初学python,主要是记录自己的学习经历,也方便日后查找使用。
欢迎在评论区留下你的问题,我们一起探讨,一起成长
第1部分:汇总及简单运算
1.1 python中groupby的用法
df_group = df.groupby(['Month']).agg(user_count = ('phone','nunique') # 统计phone的不同值个数
,id_count = ('orderid','count')
,sum_amount = ('actual_amount','sum')).reset_index()
1.2 python中使用窗口函数,获取最大值、最小值、平均值等
# 最小值
df_min['min_time'] = df.groupby(['phone'])['creat_time'].transform('min')
# 最大值
df_max['max_time'] = df.groupby(['phone'])['creat_time'].transform('max')
# 平均值
df_mean['mean_time'] = df.groupby(['phone'])['creat_time'].transform('mean')
1.3 python中concat的用法
# 两个df文件上下拼接时,axis = 0(可以省略)
df_concat = pd.concat([df1, df2])
# 两个df文件进行左右拼接
df_concat = pd.concat([df1, df2], axis=1) #左右拼接
1.4 把列名和内容拼接后放在df中
df1 = pd.DataFrame({'A': [1], 'B': [3],'C':[4],'good':[1],'bad':[1]})
df2 = pd.DataFrame({'A': [5,6], 'C': [7, 8], 'D': [7, 8],'good':[3,4],'bad':[5,6]})
df3 = pd.DataFrame({'E': [5,6], 'F': [7, 8], 'G': [7, 8],'good':[3,4],'bad':[5,6]})
for i in range(0,3):
df1[df1.columns[i]] = df1.columns[i] + '&'+df1[df1.columns[i]].astype('str')
df2[df2.columns[i]] = df2.columns[i] + '&'+df2[df2.columns[i]].astype('str')
df3[df3.columns[i]] = df3.columns[i] + '&'+df3[df3.columns[i]].astype('str')
df1 = df1.rename(columns={str(df1.columns[i]): 'fea' + str(i+1)})
df2 = df2.rename(columns={str(df2.columns[i]): 'fea' + str(i+1)})
df3= df3.rename(columns={str(df3.columns[i]): 'fea' + str(i+1)})

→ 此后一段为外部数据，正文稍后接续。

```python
EXPORTS = (
    "smx_compose_workspace_bytes",
    "smx_compose",
    "smx_compose_async",
    "smx_compose_finish",
    "smx_release_graphs",
    "smx_last_plan",
    "smx_set_small_limit",
    "smx_compose_batch_workspace_bytes",
    "smx_compose_batch",
    "smx_compose_batch_shared_workspace_bytes",
    "smx_compose_batch_shared",
    "smx_compose_batch_ex_workspace_bytes",
    "smx_compose_batch_ex",
    "smx_compose_batch_shared_ex_workspace_bytes",
    "smx_compose_batch_shared_ex",
    "smx_compose_pairs_workspace_bytes",
    "smx_compose_pairs",
    "smx_screen_workspace_bytes",
    "smx_screen",
    "smx_screen_ex_workspace_bytes",
    "smx_screen_ex",
    "smx_screen_candidates_workspace_bytes",
    "smx_screen_candidates",
    "smx_shard_step",
    "smx_shard_range_info",
    "smx_set_profiling",
    "smx_set_profiling_stages",
    "smx_stage_times",
    "smx_stage_name",
    "smx_reset_stage_times",
    "smx_rga_workspace_bytes",
    "smx_rga_replay",
    "smx_rga_replay_ex",
    "smx_last_error",
    "smx_version",
)


def declare(lib: C.CDLL) -> C.CDLL:
    lib.smx_compose_workspace_bytes.argtypes = [C.c_int64, C.c_int64, C.c_int64,
                                                C.POINTER(C.c_size_t)]
    lib.smx_compose_workspace_bytes.restype = C.c_int
    lib.smx_compose.argtypes = [C.POINTER(SmxOps), C.POINTER(SmxComposeOut), C.c_void_p,
                                C.c_size_t, C.c_void_p]
    lib.smx_compose.restype = C.c_int
    for f in ("smx_compose_async", "smx_compose_finish"):
        getattr(lib, f).argtypes = lib.smx_compose.argtypes
        getattr(lib, f).restype = C.c_int
    lib.smx_release_graphs.argtypes = [C.c_void_p]
    lib.smx_release_graphs.restype = C.c_int
    lib.smx_last_plan.argtypes = []
    lib.smx_last_plan.restype = C.c_int
    lib.smx_set_small_limit.argtypes = [C.c_int64]
    lib.smx_set_small_limit.restype = C.c_int64
    if hasattr(lib, "smx_compose_batch"):
        lib.smx_compose_batch_workspace_bytes.argtypes = [C.c_int64, C.POINTER(C.c_size_t)]
        lib.smx_compose_batch_workspace_bytes.restype = C.c_int
        lib.smx_compose_batch.argtypes = [C.POINTER(SmxBatch), C.c_void_p, C.c_size_t, C.c_void_p]
        lib.smx_compose_batch.restype = C.c_int
    if hasattr(lib, "smx_compose_batch_shared"):
        lib.smx_compose_batch_shared_workspace_bytes.argtypes = [C.c_int64, C.POINTER(C.c_size_t)]
        lib.smx_compose_batch_shared_workspace_bytes.restype = C.c_int
        lib.smx_compose_batch_shared.argtypes = [C.POINTER(SmxBatchShared), C.c_void_p, C.c_size_t, C.c_void_p]
        lib.smx_compose_batch_shared.restype = C.c_int
    if hasattr(lib, "smx_compose_batch_ex"):
        lib.smx_compose_batch_ex_workspace_bytes.argtypes = [C.c_int64, C.c_int64, C.c_uint32, C.POINTER(C.c_size_t)]
        lib.smx_compose_batch_ex_workspace_bytes.restype = C.c_int
        lib.smx_compose_batch_ex.argtypes = [C.POINTER(SmxBatch), C.c_void_p, C.c_size_t, C.c_uint32, C.c_void_p]
        lib.smx_compose_batch_ex.restype = C.c_int
        lib.smx_compose_batch_shared_ex_workspace_bytes.argtypes = [C.c_int64, C.c_int64, C.c_int64, C.c_uint32,
                                                                    C.POINTER(C.c_size_t)]
        lib.smx_compose_batch_shared_ex_workspace_bytes.restype = C.c_int
        lib.smx_compose_batch_shared_ex.argtypes = [C.POINTER(SmxBatchShared), C.c_void_p, C.c_size_t, C.c_uint32,
                                                    C.c_void_p]
        lib.smx_compose_batch_shared_ex.restype = C.c_int
    if hasattr(lib, "smx_compose_pairs"):
        lib.smx_compose_pairs_workspace_bytes.argtypes = [C.c_int64, C.c_int64, C.c_int64, C.c_uint32,
                                                          C.POINTER(C.c_size_t)]
        lib.smx_compose_pairs_workspace_bytes.restype = C.c_int
        lib.smx_compose_pairs.argtypes = [C.POINTER(SmxPairs), C.c_void_p, C.c_size_t, C.c_uint32, C.c_void_p]
        lib.smx_compose_pairs.restype = C.c_int
    if hasattr(lib, "smx_screen"):
        lib.smx_screen_workspace_bytes.argtypes = [C.c_int64, C.c_int64, C.c_int64, C.POINTER(C.c_size_t)]
        lib.smx_screen_workspace_bytes.restype = C.c_int
        lib.smx_screen.argtypes = [C.POINTER(SmxScreen), C.c_void_p, C.c_size_t, C.c_void_p]
        lib.smx_screen.restype = C.c_int
    if hasattr(lib, "smx_screen_ex"):
# ... 41 lines not shown
```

final = pd.concat([df1,df2,df3])
1.5 python中merge的用法
# 左链接how = 'left',对比SQL中的left join
df_merge = pd.merge(df1, df2, on = ['customerId', 'phone'], how = 'left')
# 右链接how = 'right',对比SQL中的right join
df_merge = pd.merge(df1, df2, on = ['customerId', 'phone'], how = 'right')
# 内链接how = 'inner',对比SQL中的inner join
df_merge = pd.merge(df1, df2, on = ['customerId', 'phone'], how = 'inner')